I took my first class in Theology during my first undergraduate year at the Jewish Theological Seminary. I entered with a faith in God’s Word as recorded in the Five Books of Moses. The new ideas and approaches to Torah I learned in with Rabbi Neil Gillman’s class shattered my faith, and left me deeply confused and doubtful.
This was my question: “If the Torah isn’t God’s Word, then what of the tradition I follow which is based upon the words of the Torah? “ The things that had made sense to me because they were based on God’s Will now had no foundation. If our entire tradition is human interpretation how is it Ultimately True?
It’s not.
And, for me, this is the beginning of faith.
Transfer the Rabbi’s words to our tradition only changing one word - “God’s Presence in revelation is not the question. The subjectivity of the words that result from this holy encounter is. What is the relationship between God’s Truth and the words of the tradition?
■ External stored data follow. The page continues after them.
struct gamd_handle {
    gamd_config cfg{};
    int dev = 0;
    int n = 0, L = 0, n_feat = 44, n_cu = 256;
    int n_boxes = 1, n_per_box = 0;
    bool use_small = false;
    DevBuf boxes_dev, box_shift;
    std::vector<float> boxes_host;
    int H = 128, Eh = 128, HT = 1, EHT = 1;
    int H_true = 128, Eh_true = 128, D_true = 128;
    int Dp = 128, DT = 1;
    int norm_bn = 0;
    bool update_edge = false;
    bool node_f16 = false;
    bool wide_enc = false, wide_conv = false;
    long long small_tile_limit = 512;
    std::map<std::string, HostTensor> host_w;
    bool finalized = false;
    double scaler_mean = 0.0, scaler_var = 1.0;

    DevBuf wblob;
    std::vector<LayerDev> layers;
    const float *enc_w1p = nullptr, *enc_w2p = nullptr, *enc_w3p = nullptr, *enc_b1 = nullptr, *enc_b2 = nullptr,
                *enc_b3 = nullptr, *enc_lng = nullptr, *enc_lnb = nullptr, *centers = nullptr;
    const float *node_emb = nullptr, *nenc_w = nullptr, *nenc_b = nullptr;
    const float *dec_w1p = nullptr, *dec_b1 = nullptr, *dec_w2 = nullptr, *dec_b2 = nullptr;
    float length_mean = 0.f, length_std = 1.f;
    RbfGrid rbf{};

    DevBuf pos_w, pos_s, cell_of, perm, inv_perm, deg, row_ptr, na_excl, bond_nbr;
    DevBuf hbuf, hn, S, D, P, f_norm, f_den;
    DevBuf l0_h, l0_hn, l0_S, l0_D, l0_P;
    DevBuf cell_cnt, cell_fill, cell_start;
    int ncell_cap = 0;
    long long e_cap = 0;
    long long piece_cap = 0;
    DevBuf col, erow, chunk_piece, chunk_mask, e_frag, partial, feat_dbg, e_emb, e_frag2;
    DevBuf counters, tdbg, tmp_eid, ke_partial, com_partial;
    DevBuf cnt2;
    int cnt_parity = 0;
    long long skin_calls = 0;
    int* cur_counters = nullptr;
    int* counters_host = nullptr;
    float* host_in = nullptr;
    float* host_out = nullptr;
    DevBuf pos_in;
    int* sticky_host = nullptr;
    int* sticky_dev = nullptr;
    hipStream_t init_stream = nullptr;
    DevBuf devflags;
    const float* feat_dev = nullptr;
    const uint8_t* rigid_checked = nullptr;
    MdPending pending;
    bool has_bonds = false;

    float skin = 0.f;
    DevBuf ref_pos, cand_deg, cand_ptr, cand_col;
    long long cand_cap = 0;
    bool cand_valid = false;

    float box[3] = {0, 0, 0};
    int nc[3] = {1, 1, 1};
    int ncell = 1;

    bool timing = false;
    std::vector<hipEvent_t> tev;
    std::vector<int> tev_kind;
    size_t tev_used = 0;
    std::vector<hipEvent_t> sev;
    std::vector<uint8_t> sev_closes;
    size_t sev_used = 0;
    static constexpr size_t EVENT_POOL_CAP = 1u << 16;
};

namespace {

bool small_path(const gamd_handle* h) { return h->use_small; }

BoxRef box_ref(const gamd_handle* h) {
    BoxRef r{};
    r.n_boxes = h->n_boxes;
    r.n_per_box = h->n_per_box;
    r.inv_npb = 1.0f / (float)h->n_per_box;
    r.boxes = h->n_boxes > 1 ? h->boxes_dev.as<float4>() : nullptr;
    return r;
}

int fill_com(gamd_handle* h, int enabled, MdCom* c) {
    c->enabled = enabled ? 1 : 0;
    c->blocks = std::max(1, std::min(16, (h->n_per_box + 1023) / 1024));
    c->partial = nullptr;
    if (!c->enabled) return 0;
    if (h->com_partial.ensure(sizeof(double) * 4 * (size_t)c->blocks * (size_t)h->n_boxes, true)) return fail(-12, "allocation failed");
    c->partial = h->com_partial.as<double>();
    return 0;
}

int alloc_candidates(gamd_handle* h, long long cap) {
    cap = std::max<long long>(cap, h->n);
    if (h->cand_col.ensure(sizeof(int) * ((size_t)cap + 64), true)) return fail(-12, "candidate buffer allocation failed");
    h->cand_cap = cap;
    h->cand_valid = false;
    return 0;
}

And what command might be connected to this subjective human formula?” The Rabbi’s ultimate question stands: “If our entire tradition is human interpretation how is it Ultimately True?” As does the Rabbi’s answer: “It’s not.”
The Orthodox Traditions (Christian or Jewish) are part of an an-going dialogue, a searching in and reaching deep and pulling out of the faith. It’s a continual process of searching for God. Adult faith is open to that process. In today’s sermon at St Mary’s here in Asheville, Fr Brent made it clear that Catholic Christianity is not repeating the forms of an antique past, but rather a continual making-present of the Gospel. The Catholic Faith is not idolising ancient forms (pretending that what we did, in 1200 was what we always did and should always do). That’s a childish faith, a museum piece as quaint as Victorian decorations on a Christmas tree. It’s the beginning of the multiple personality disorder: finding God in the far distant past and forcing him to say the same things, over and over instead of letting him grow, learn and change.
With Rabbi Creditor, an adult faith affirms that “To say that God’s Will is contained in a text is to limit God’s Will. And to restrict God to words is to create an idol, perhaps no different than the Golden Calf.”
An adult faith must be participating in the conversation, participating in the search.

Thank you for sharing these.
>>So what is an Adult Faith?
>>
>>I started to realise last week
>>I didn’t have one.
I have come to the same realisation lately. My faith, where it exists, for it is but a small flame currently, is very immature; and my actions belie any ‘real’ faith. It’s a damn hard blow to deal with.